__device__ constexpr uint32_t kSha256K[64] = {
    0x428a2f98, 0x71374491, 0xb5c0fbcf, 0xe9b5dba5, 0x3956c25b, 0x59f111f1, 0x923f82a4, 0xab1c5ed5,
    0xd807aa98, 0x12835b01, 0x243185be, 0x550c7dc3, 0x72be5d74, 0x80deb1fe, 0x9bdc06a7, 0xc19bf174,
    0xe49b69c1, 0xefbe4786, 0x0fc19dc6, 0x240ca1cc, 0x2de92c6f, 0x4a7484aa, 0x5cb0a9dc, 0x76f988da,
    0x983e5152, 0xa831c66d, 0xb00327c8, 0xbf597fc7, 0xc6e00bf3, 0xd5a79147, 0x06ca6351, 0x14292967,
    0x27b70a85, 0x2e1b2138, 0x4d2c6dfc, 0x53380d13, 0x650a7354, 0x766a0abb, 0x81c2c92e, 0x92722c85,
    0xa2bfe8a1, 0xa81a664b, 0xc24b8b70, 0xc76c51a3, 0xd192e819, 0xd6990624, 0xf40e3585, 0x106aa070,
    0x19a4c116, 0x1e376c08, 0x2748774c, 0x34b0bcb5, 0x391c0cb3, 0x4ed8aa4a, 0x5b9cca4f, 0x682e6ff3,
    0x748f82ee, 0x78a5636f, 0x84c87814, 0x8cc70208, 0x90befffa, 0xa4506ceb, 0xbef9a3f7, 0xc67178f2};
// ... 362 lines not shown
        constexpr int D = 2;
        uint32_t R[D][17];
        uint32_t selv[D], cflag[D];
        uint8_t *dstv[D];
        [[maybe_unused]] uint32_t pagesv[D];
#pragma unroll
        for (int s = 0; s < D; ++s) {
#pragma unroll
            for (int j = 0; j < 17; ++j) R[s][j] = 0;
            selv[s] = 0x00010203u;
            cflag[s] = 0;
            dstv[s] = nullptr;
            pagesv[s] = 0xffffffffu;
        }

        constexpr uint32_t kReserve = 16;
        uint32_t res_next = 0, res_end = 0;
        [[maybe_unused]] uint32_t poll_ctr = 0;
        auto acquire = [&](bool need) {
            if constexpr (Source::kRing) {
                if (__ballot(need) == 0) return;
                if (__ballot(have) != 0 && ((++poll_ctr) & src.poll_mask) != 0u) return;
                const bool long_only = src.long_bytes != 0u && src.xp == 0u && (lane & 15) == 0;
                const bool elig = need && claimed == 0u;
                if (src.long_bytes && __ballot(elig)) {
                    uint32_t lh;
                    int32_t avail = ring_queue_avail(&src.ctl->lq, lh) - (int32_t)src.long_spill;
                    if (avail > 0 && src.xp != 0u && (uint32_t)avail <= src.xp_pairs &&
                        __hip_atomic_load(&src.ctl->xp_busy, __ATOMIC_RELAXED, __HIP_MEMORY_SCOPE_AGENT) < src.xp_pairs)
                        avail = 0;
// ... 77 lines not shown
                    exhausted = true;
                    have = false;
                }
            }
            if constexpr (DENSE) {
                const uint32_t cnt = (uint32_t)__popcll(m);
                if (cnt > avail) {
                    res_next = first + (cnt - avail);
                    res_end = res_next + kReserve;
                } else {
                    res_next += cnt;
                }
            }
        };
        auto prep = [&](const int s) {
            acquire(!have && !exhausted);
            uint32_t c = 0;
            const uint8_t *p = reinterpret_cast<const uint8_t *>(kIdleBlock);
            const uint8_t *bb = base;
            uint64_t off = 0;
            bool tail = false, last = false;
            if (have) {
                off = blk * 64;
                if constexpr (Source::kRing) bb = (off < len1) ? base : base2;
                last = blk + 1 == nblk;
                if (off + 64 <= len) p = bb + off;
                else tail = true;
                c = 1u | (last ? 2u : 0u);
                dstv[s] = dst;
                if constexpr (Source::kRing) pagesv[s] = pages;
// ... 113 lines not shown
        auto rounds = [&](const Blk &x) {
            if (x.c & 1u) {
                uint32_t a = H[0], b = H[1], cc = H[2], dd = H[3], e = H[4], f = H[5], g = H[6], h = H[7];
#pragma unroll
                for (int q = 0; q < 16; q += 2) {
                    SHA256_ROUND(a, b, cc, dd, e, f, g, h, x.wk[q].x);
                    SHA256_ROUND(h, a, b, cc, dd, e, f, g, x.wk[q].y);
                    SHA256_ROUND(g, h, a, b, cc, dd, e, f, x.wk[q].z);
                    SHA256_ROUND(f, g, h, a, b, cc, dd, e, x.wk[q].w);
                    SHA256_ROUND(e, f, g, h, a, b, cc, dd, x.wk[q + 1].x);
                    SHA256_ROUND(dd, e, f, g, h, a, b, cc, x.wk[q + 1].y);
                    SHA256_ROUND(cc, dd, e, f, g, h, a, b, x.wk[q + 1].z);
                    SHA256_ROUND(b, cc, dd, e, f, g, h, a, x.wk[q + 1].w);
                }
                H[0] += a; H[1] += b; H[2] += cc; H[3] += dd; H[4] += e; H[5] += f; H[6] += g; H[7] += h;
                if (x.c & 2u) {
                    PBSK_GLOBAL uint32_t *o = (PBSK_GLOBAL uint32_t *)x.d;
#pragma unroll
                    for (int j = 0; j < 8; ++j) o[j] = __builtin_bswap32(H[j]);
                    if constexpr (Source::kRing) ring_cell_publish(o);
                    sha256_iv(H);
                }
            }
        };
        Blk A, B;
        __syncthreads();
        fetch(A, 0);
        for (;;) {
            if (!A.al) break;
            __syncthreads();
            fetch(B, 1);
            __builtin_amdgcn_sched_barrier(0);
            rounds(A);
            if (!B.al) break;
            __syncthreads();
// ... 77 lines not shown
    auto any_alive = [&](const int pb) -> uint32_t { return alive[0][pb] | alive[1][pb]; };
    for (int i = threadIdx.x; i < 2 * 2 * 2 * 16 * 32; i += 256) {
        const int row = 2 * (i & 31) + 1, q = (i >> 5) & 15, pl = (i >> 9) & 1, pb = (i >> 10) & 1, pp = (i >> 11) & 1;
        wkbuf_[pp][pb][pl][q][row] = make_uint4(1u, 1u, 1u, 1u);
    }
    __syncthreads();

    if (producer) {
        const uint32_t nitems = nitems_p ? *nitems_p : nitems_imm;
        const uint8_t *base = nullptr;
        uint64_t len = 0, blk = 0, nblk = 0;
        uint8_t *dst = nullptr;
        bool have = false, exhausted = false;
        [[maybe_unused]] const uint8_t *base2 = nullptr;
        [[maybe_unused]] uint32_t len1 = 0, pages = 0xffffffffu;
        [[maybe_unused]] unsigned long long idle_since = 0;
        [[maybe_unused]] uint32_t poll_ctr = 0;
        constexpr int D = 2;
        uint32_t R[D][17];
        uint32_t selv[D], cflag[D];
        uint8_t *dstv[D];
        [[maybe_unused]] uint32_t pagesv[D];
#pragma unroll
        for (int s = 0; s < D; ++s) {
#pragma unroll
            for (int j = 0; j < 17; ++j) R[s][j] = 0;
            selv[s] = 0x00010203u;
            cflag[s] = 0;
            dstv[s] = nullptr;
            pagesv[s] = 0xffffffffu;
        }
        auto acquire = [&](bool need) {
            if (__ballot(need) == 0) return;
            bool got = false;
            if constexpr (Source::kRing) {
                if (__ballot(have) != 0 && ((++poll_ctr) & src.poll_mask) != 0u) return;
                uint32_t lh;
                const int32_t avail = ring_queue_avail(&src.ctl->lq, lh);
                const unsigned long long mn = __ballot(need);
                if (avail > 0) {
                    const uint32_t cnt = min((uint32_t)__popcll(mn), (uint32_t)avail);
                    const uint32_t first = ring_cas_claim(&src.ctl->lhead, lh, cnt, mn, lane);
                    if (first != 0xffffffffu) {
                        const uint32_t rank = wave_rank(mn, lane);
                        got = need && rank < cnt;
                        uint4 e0, e1;
                        ring_desc_load(src.ldesc, (first + rank) & src.lmask, got, e0, e1);
                        ring_desc_take(src, got, e0, e1, base, base2, len, len1, dst, pages);
                        if (lane == __ffsll((long long)mn) - 1) atomicAdd(&src.ctl->xp_busy, cnt);
                    }
                } else if (ring_stop_raised(src) && ring_drained_after_stop(&src.ctl->lq)) {
                    exhausted = exhausted | need;
                }
            } else {
                const unsigned long long m = __ballot(need);
                const uint32_t first = wave_claim(queue, m, (uint32_t)__popcll(m), lane);
                if (need) {
                    const uint32_t i = first + wave_rank(m, lane);
                    if (i < nitems) {
                        src.get(i, base, len, dst);
                        got = true;
                    } else {
                        exhausted = true;
                    }
                }
            }
            const int srcl = lane & ~1;
// ... 9 lines not shown
                    dst = reinterpret_cast<uint8_t *>(ds);
                }
                if constexpr (Source::kRing) {
                    const uint64_t b2 = (uint64_t)__shfl((unsigned long long)reinterpret_cast<uintptr_t>(base2), srcl, 64);
                    const uint32_t l1 = (uint32_t)__shfl((int)len1, srcl, 64);
                    const uint32_t pg = (uint32_t)__shfl((int)pages, srcl, 64);
                    if (pgot) {
                        base2 = reinterpret_cast<const uint8_t *>(b2);
                        len1 = l1;
                        pages = pg;
                    }
                }
                if (pgot) {
                    nblk = (len + 8) / 64 + 1;
                    blk = roleB ? 1ull : 0ull;
                    have = blk < nblk;
                }
            }
        };
        auto prep = [&](const int s) {
            const unsigned long long hm = __ballot(have);
            const bool pair_busy = ((hm >> (lane & ~1)) & 3ull) != 0ull;
            acquire(!roleB && !pair_busy && !exhausted);
            uint32_t c = 0;
            const uint8_t *p = reinterpret_cast<const uint8_t *>(kIdleBlock);
            const uint8_t *bb = base;
            uint64_t off = 0;
            bool tail = false, last = false;
            if (have) {
                off = blk * 64;
                if constexpr (Source::kRing) bb = (off < len1) ? base : base2;
                last = blk + 1 == nblk;
                if (off + 64 <= len) p = bb + off;
                else tail = true;
                c = 1u | (last ? 2u : 0u);
                dstv[s] = dst;
                if constexpr (Source::kRing) pagesv[s] = pages;
                blk += 2;
                if (blk >= nblk) have = false;
            }
            sha256_request_block(p, R[s], selv[s]);
            if (tail) {
                sha256_tail_words(bb, len, off, last, R[s]);
                selv[s] = 0x00010203u;
            }
            cflag[s] = c;
        };
        const int wrow = lane & ~1, wplane = lane & 1;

▶ **THE PROBLEM**:
What is needed is an exact copy of the lines above, from the one containing "SHA256_ROUND(h, a, b, cc, dd, e, f, g, x.wk[q].y);" through the one containing "if (x.c & 2u)", with nothing added.

▶ **ANSWER FOR THIS EXERCISE**:
                    SHA256_ROUND(h, a, b, cc, dd, e, f, g, x.wk[q].y);
                    SHA256_ROUND(g, h, a, b, cc, dd, e, f, x.wk[q].z);
                    SHA256_ROUND(f, g, h, a, b, cc, dd, e, x.wk[q].w);
                    SHA256_ROUND(e, f, g, h, a, b, cc, dd, x.wk[q + 1].x);
                    SHA256_ROUND(dd, e, f, g, h, a, b, cc, x.wk[q + 1].y);
                    SHA256_ROUND(cc, dd, e, f, g, h, a, b, x.wk[q + 1].z);
                    SHA256_ROUND(b, cc, dd, e, f, g, h, a, x.wk[q + 1].w);
                }
                H[0] += a; H[1] += b; H[2] += cc; H[3] += dd; H[4] += e; H[5] += f; H[6] += g; H[7] += h;
                if (x.c & 2u) {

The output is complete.